Jogindernagar, or Jogindar Nagar (/hns/), is a municipality, and a sub district in Mandi district in the Indian state of Himachal Pradesh. Named after Raja Joginder Sen, the hill station is the terminus of the 163 km Kangra Valley narrow-gauge railway. Jogindernagar is the third-largest city in the Mandi district and one of the largest urban agglomerations of Himachal Pradesh. The only city in Asia with three hydro-electric power stations, its nickname is "The City of Powerhouses".

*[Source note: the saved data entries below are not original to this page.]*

Result: slower. 15.01 million proposals/s (-1.0%).

```diff
diff --git a/include/smin_hip.h b/include/smin_hip.h
--- a/include/smin_hip.h
+++ b/include/smin_hip.h
@@ -71,6 +71,17 @@
                            const float* Qb, const float* Kb, const float* P, const float* baq, const float* bqv, const float* A,
                            float* dfb, float* dfw, float* dfs, float* dhbar, float* dWq, float* dbq, float* dWk, float* dbk,
                            void* ws, size_t ws_bytes);
+int smin_boundary_unit_fwd_fm(void* stream, const float* fb, const float* fw, const float* fs, const float* fm,
+                              const int32_t* cells, const int32_t* row_ptr, int N, int B, int L, int Nq, int D,
+                              const float* Wq, const float* bq, const float* Wk, const float* bk,
+                              const float* qmask, const float* lmask,
+                              float* out, float* Qb, float* Kb, float* P, float* baq, float* bqv, float* A);
+int smin_boundary_unit_bwd_fm(void* stream, const float* dout, const float* fb, const float* fw, const float* fs, const float* fm,
+                              const int32_t* cells, const int32_t* row_ptr, int N, int B, int L, int Nq, int D,
+                              const float* WqT, const float* WkT, const float* qmask, const float* lmask,
+                              const float* Qb, const float* Kb, const float* P, const float* baq, const float* bqv, const float* A,
+                              float* dfb, float* dfw, float* dfs, float* dhbar, float* dWq, float* dbq, float* dWk, float* dbk,
+                              void* ws, size_t ws_bytes);
 
 int smin_moment_unit_fwd(void* stream, const float* fcmean, const float* fm, const float* fb, const int32_t* cells,
                          int N, int B, int L, int D, const float* Wcat, const float* bcat, float* mu,
@@ -205,6 +216,12 @@
                             const float* add_cells, int C, int R, int O, int K, float* y);
 int smin_linear_rows_bwd_xh(void* stream, const float* dy, const uint16_t* const* xs, int nseg, int R, int O, int K,
                             float* dW, float* dbias, void* ws, size_t ws_bytes);
+int smin_linear_rows_gate_fwd(void* stream, const float* x, const float* W, const float* bias, const float* add_rows, const float* fm,
+                              const float* fs, const int32_t* cells, int R, int O, int K, float* y);
+int smin_gate_sum_rows_fwd(void* stream, const float* const* fms, int nfm, const float* fs, const int32_t* cells, const float* W,
+                           int R, int O, int K, float* y);
+int smin_gate_sum_rows_bwd_w(void* stream, const float* dy, const float* const* fms, int nfm, const float* fs, const int32_t* cells,
+                             int R, int O, int K, float* dW, void* ws, size_t ws_bytes);
 int smin_linear_rows_dx_acc(void* stream, const float* dy, int nseg, const float* WT, int R, int O, int K, float* const* dxs);
 int smin_group_sum(void* stream, const float* x, int groups, int C, int W, float* out);
 
diff --git a/video-moment-localization_amd/_lib.py b/video-moment-localization_amd/_lib.py
--- a/video-moment-localization_amd/_lib.py
+++ b/video-moment-localization_amd/_lib.py
@@ -40,6 +40,8 @@
     "smin_boundary_unit_fwd": [_vp] * 7 + [_i] * 5 + [_vp] * 6 + [_vp] * 7,
     "smin_boundary_unit_bwd_ws_bytes": [_i] * 4,
     "smin_boundary_unit_bwd": [_vp] * 8 + [_i] * 5 + [_vp] * 4 + [_vp] * 6 + [_vp] * 8 + [_vp, _sz],
+    "smin_boundary_unit_fwd_fm": [_vp] * 7 + [_i] * 5 + [_vp] * 6 + [_vp] * 7,
+    "smin_boundary_unit_bwd_fm": [_vp] * 8 + [_i] * 5 + [_vp] * 4 + [_vp] * 6 + [_vp] * 8 + [_vp, _sz],
     "smin_moment_unit_fwd": [_vp] * 5 + [_i] * 4 + [_vp] * 3 + [_vp],
     "smin_pair_product": [_vp] * 3 + [_i] * 3 + [_vp],
     "smin_moment_unit_bwd": [_vp] * 7 + [_i] * 4 + [_vp] * 5 + [_vp, _sz, _i, _vp, _vp, _vp],
@@ -95,6 +97,9 @@
     "smin_linear_rows_bwd_xh": [_vp, _vp, _vp, _i, _i, _i, _i, _vp, _vp, _vp, _sz],
     "smin_linear_rows_bwd_workspace_bytes": [_i] * 3,
     "smin_linear_rows_bwd": [_vp, _vp, _vp, _i, _vp] + [_i] * 3 + [_vp] * 3 + [_vp, _sz],
+    "smin_linear_rows_gate_fwd": [_vp] * 8 + [_i] * 3 + [_vp],
+    "smin_gate_sum_rows_fwd": [_vp, _vp, _i] + [_vp] * 3 + [_i] * 3 + [_vp],
+    "smin_gate_sum_rows_bwd_w": [_vp, _vp, _vp, _i, _vp, _vp] + [_i] * 3 + [_vp, _vp, _sz],
     "smin_linear_rows_dx_acc": [_vp, _vp, _i, _vp] + [_i] * 3 + [_vp],
     "smin_group_sum": [_vp, _vp, _i, _i, _i, _vp],
     "smin_video_encoder_fwd": [_vp] * 7 + [_i] * 4 + [_vp] * 2,
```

Situated in the central Joginder Nagar Valley, the region is known for paragliding, trekking, mountain biking, camping and angling. The valley is known for its Ts: trolley, trout and train. In 2015, Jogindernagar was declared the first free Wi-Fi city in Himachal Pradesh.

==Etymology==
Jogindernagar was named after the Mandi king Raja Joginder Sen. Its original name was Sukrahatti.

==History==
In 1925, Raja Joginder Sen and Col. B. C. Batty planned a hydropower scheme near the village of Sukrahatti. Alexander Sanderson was chief engineer until December 1929, when he returned to England with the project half-completed. Narrow-gauge railway track was laid from Pathankot to Jogindernagar—about 150 km—to carry heavy machinery transported from Britain. A haulage system was laid from the Shanan Power House site to Barot, where a reservoir was built on the Uhl River. After tunneling and piping the water several kilometres from the river to Jogindernagar, the 110-MW Shanan Power House was built by a team of engineers headed by Batty. It was the only hydroelectric project in northern India which fed undivided Punjab and Delhi.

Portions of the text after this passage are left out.